## Work task:
From the entries, copy out every line in which the word "fmaf" is found.

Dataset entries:
........

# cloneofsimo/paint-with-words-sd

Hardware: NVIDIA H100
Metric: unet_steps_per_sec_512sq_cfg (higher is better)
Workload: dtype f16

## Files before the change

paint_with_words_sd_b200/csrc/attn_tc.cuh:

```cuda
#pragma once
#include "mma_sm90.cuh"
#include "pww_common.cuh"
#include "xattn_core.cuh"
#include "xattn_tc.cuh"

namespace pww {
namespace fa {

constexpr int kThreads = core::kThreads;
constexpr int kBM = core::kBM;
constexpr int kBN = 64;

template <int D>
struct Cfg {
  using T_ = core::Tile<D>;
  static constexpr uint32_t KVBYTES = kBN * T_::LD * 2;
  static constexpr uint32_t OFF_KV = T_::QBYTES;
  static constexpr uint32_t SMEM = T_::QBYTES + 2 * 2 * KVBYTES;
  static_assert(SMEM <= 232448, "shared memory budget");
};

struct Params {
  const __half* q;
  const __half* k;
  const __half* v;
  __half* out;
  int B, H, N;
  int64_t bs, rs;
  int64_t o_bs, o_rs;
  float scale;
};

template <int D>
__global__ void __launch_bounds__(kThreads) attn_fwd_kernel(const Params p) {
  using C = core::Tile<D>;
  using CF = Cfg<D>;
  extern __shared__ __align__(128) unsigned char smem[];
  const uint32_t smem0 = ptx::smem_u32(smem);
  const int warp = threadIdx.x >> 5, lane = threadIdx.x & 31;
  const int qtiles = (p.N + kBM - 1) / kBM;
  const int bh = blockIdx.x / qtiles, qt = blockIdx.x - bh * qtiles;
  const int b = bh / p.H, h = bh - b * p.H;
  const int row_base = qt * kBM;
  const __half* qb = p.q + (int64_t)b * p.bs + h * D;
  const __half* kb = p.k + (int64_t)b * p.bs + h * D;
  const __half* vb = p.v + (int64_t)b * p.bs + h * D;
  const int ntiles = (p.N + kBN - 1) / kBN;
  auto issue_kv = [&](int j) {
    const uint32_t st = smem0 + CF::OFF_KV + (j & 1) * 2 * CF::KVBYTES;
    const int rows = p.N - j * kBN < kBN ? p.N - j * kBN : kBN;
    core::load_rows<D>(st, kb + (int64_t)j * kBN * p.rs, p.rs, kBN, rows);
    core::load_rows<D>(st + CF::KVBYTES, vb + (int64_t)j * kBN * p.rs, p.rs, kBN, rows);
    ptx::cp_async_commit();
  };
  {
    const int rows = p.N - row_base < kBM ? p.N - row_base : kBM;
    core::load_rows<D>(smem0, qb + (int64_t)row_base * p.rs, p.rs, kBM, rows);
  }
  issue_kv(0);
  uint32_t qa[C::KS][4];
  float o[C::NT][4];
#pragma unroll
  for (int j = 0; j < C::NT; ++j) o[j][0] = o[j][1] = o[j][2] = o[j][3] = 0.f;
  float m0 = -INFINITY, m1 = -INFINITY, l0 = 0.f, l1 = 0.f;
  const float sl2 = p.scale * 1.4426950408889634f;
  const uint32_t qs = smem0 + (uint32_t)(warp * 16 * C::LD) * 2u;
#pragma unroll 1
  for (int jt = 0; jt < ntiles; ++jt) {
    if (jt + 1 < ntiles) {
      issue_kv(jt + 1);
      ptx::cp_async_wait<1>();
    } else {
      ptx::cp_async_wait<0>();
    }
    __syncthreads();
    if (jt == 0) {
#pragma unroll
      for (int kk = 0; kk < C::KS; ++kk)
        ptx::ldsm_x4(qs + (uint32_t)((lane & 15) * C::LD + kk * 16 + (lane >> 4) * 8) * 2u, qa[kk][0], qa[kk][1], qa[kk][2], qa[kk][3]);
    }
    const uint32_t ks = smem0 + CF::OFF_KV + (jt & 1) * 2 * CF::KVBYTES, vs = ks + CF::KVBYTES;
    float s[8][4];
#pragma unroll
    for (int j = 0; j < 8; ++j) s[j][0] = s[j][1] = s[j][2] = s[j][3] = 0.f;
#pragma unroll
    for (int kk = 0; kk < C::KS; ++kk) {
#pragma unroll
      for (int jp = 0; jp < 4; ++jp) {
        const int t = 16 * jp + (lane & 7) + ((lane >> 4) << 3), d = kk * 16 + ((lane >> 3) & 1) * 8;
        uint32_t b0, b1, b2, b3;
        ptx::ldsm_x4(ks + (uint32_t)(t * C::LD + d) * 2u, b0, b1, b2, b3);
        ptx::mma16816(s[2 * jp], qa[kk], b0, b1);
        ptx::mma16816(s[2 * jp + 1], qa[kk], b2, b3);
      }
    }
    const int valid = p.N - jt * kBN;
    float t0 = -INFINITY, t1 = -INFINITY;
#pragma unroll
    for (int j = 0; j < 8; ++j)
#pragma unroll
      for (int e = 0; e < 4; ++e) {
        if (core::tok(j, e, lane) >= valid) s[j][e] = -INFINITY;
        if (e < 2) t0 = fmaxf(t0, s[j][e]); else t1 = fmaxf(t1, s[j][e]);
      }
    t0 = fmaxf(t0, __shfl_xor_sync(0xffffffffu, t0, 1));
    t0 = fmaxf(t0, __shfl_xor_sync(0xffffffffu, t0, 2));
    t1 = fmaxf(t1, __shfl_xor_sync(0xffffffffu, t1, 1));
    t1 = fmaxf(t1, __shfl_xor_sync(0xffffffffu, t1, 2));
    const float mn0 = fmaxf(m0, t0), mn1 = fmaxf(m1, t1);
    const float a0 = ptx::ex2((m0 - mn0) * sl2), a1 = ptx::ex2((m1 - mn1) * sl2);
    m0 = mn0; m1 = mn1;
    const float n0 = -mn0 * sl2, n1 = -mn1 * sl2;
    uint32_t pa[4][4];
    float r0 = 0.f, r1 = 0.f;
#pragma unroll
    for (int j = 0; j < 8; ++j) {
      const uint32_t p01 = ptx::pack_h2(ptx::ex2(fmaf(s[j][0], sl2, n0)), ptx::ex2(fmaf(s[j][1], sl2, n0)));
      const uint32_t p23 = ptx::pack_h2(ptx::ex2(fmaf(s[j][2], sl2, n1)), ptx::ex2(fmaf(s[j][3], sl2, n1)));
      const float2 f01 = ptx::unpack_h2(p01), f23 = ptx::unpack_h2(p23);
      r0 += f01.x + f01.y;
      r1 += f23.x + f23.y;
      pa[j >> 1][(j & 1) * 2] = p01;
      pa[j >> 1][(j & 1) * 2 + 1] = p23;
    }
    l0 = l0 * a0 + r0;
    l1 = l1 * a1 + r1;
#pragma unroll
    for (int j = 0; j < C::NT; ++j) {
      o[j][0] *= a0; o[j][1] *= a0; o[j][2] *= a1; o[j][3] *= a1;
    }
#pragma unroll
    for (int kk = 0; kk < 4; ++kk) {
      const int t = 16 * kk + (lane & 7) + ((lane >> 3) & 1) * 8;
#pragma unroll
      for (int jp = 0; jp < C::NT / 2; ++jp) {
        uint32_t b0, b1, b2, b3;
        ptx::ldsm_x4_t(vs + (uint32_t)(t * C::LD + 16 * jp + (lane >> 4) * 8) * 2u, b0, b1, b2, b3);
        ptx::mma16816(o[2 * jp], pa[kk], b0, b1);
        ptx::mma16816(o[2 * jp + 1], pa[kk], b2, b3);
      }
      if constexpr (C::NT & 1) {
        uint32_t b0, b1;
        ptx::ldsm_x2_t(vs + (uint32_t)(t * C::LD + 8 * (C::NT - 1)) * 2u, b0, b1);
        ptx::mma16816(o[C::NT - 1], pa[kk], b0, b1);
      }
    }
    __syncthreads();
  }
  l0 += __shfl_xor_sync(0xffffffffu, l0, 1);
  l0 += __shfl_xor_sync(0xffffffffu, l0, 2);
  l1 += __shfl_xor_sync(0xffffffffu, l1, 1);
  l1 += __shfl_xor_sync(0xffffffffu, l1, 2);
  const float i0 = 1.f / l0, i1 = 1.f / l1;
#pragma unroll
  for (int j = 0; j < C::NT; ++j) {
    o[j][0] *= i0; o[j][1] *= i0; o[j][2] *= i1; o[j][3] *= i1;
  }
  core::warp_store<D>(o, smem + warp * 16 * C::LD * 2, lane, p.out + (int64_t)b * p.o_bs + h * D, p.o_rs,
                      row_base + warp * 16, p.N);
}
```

........

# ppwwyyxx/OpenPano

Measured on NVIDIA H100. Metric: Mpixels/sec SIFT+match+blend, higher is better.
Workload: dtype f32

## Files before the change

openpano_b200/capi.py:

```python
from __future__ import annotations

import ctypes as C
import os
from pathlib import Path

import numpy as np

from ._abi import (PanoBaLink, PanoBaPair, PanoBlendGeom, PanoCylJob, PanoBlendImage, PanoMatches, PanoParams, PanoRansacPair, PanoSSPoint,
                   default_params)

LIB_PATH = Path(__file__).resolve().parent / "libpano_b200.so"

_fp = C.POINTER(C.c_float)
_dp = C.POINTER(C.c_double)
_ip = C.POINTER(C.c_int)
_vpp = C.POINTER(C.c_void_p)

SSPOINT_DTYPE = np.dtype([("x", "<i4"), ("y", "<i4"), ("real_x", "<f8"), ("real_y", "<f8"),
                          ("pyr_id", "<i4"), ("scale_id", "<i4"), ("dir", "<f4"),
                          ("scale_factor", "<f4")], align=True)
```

........

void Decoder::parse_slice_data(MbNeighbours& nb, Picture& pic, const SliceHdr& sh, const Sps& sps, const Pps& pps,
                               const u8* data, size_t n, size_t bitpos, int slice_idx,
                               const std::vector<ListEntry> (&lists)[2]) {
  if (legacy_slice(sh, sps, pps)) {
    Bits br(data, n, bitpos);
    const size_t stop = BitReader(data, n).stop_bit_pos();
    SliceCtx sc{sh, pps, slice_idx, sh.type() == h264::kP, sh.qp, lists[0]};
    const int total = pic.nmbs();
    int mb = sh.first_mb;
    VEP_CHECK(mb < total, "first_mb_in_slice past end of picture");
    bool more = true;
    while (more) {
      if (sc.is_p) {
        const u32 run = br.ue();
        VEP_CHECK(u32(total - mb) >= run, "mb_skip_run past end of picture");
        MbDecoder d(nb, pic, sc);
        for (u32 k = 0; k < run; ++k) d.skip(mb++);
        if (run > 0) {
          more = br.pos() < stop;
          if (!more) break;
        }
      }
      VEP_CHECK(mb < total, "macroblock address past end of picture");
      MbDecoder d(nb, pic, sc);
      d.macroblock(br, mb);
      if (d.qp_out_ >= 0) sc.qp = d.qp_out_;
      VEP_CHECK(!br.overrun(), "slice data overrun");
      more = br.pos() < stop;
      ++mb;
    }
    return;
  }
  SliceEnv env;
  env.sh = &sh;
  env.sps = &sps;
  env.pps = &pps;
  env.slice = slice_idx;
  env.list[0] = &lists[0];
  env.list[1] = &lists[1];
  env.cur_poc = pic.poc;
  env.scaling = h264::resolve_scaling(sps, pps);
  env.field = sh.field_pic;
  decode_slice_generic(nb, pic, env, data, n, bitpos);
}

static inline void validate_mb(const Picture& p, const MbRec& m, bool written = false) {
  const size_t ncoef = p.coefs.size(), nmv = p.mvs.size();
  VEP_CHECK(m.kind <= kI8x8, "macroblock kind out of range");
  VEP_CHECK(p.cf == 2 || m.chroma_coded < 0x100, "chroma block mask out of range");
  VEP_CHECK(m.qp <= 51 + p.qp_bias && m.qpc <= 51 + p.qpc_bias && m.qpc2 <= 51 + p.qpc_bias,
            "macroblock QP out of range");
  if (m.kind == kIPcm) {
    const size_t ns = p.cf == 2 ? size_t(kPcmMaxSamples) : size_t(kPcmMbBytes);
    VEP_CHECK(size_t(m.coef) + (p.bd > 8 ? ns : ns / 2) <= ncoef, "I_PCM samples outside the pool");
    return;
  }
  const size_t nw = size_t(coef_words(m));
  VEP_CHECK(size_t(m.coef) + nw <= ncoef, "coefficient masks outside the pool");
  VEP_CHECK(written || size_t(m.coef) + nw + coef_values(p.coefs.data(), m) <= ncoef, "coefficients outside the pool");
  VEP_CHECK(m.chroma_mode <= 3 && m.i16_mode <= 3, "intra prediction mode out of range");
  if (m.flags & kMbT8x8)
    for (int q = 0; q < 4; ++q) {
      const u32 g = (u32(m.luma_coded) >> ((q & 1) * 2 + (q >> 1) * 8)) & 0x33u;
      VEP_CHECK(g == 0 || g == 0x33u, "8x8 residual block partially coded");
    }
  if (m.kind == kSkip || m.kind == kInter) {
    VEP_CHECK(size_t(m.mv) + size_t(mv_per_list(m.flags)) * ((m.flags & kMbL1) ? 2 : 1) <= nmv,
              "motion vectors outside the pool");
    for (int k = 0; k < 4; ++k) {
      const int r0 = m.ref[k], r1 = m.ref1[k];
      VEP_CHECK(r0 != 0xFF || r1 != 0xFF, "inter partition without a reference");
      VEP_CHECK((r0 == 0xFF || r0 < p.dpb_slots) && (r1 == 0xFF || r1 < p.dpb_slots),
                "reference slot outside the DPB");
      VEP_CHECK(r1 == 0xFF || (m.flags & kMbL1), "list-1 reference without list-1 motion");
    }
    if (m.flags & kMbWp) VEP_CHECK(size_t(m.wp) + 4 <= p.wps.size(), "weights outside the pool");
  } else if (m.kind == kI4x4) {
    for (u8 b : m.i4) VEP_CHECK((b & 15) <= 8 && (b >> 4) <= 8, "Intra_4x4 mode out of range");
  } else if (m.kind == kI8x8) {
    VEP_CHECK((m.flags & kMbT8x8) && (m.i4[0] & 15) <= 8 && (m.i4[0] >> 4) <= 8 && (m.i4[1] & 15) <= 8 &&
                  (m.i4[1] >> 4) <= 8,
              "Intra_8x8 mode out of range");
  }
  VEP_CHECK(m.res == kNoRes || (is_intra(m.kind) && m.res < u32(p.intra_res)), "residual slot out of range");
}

........

## Solution to the problem:
      const uint32_t p01 = ptx::pack_h2(ptx::ex2(fmaf(s[j][0], sl2, n0)), ptx::ex2(fmaf(s[j][1], sl2, n0)));
      const uint32_t p23 = ptx::pack_h2(ptx::ex2(fmaf(s[j][2], sl2, n1)), ptx::ex2(fmaf(s[j][3], sl2, n1)));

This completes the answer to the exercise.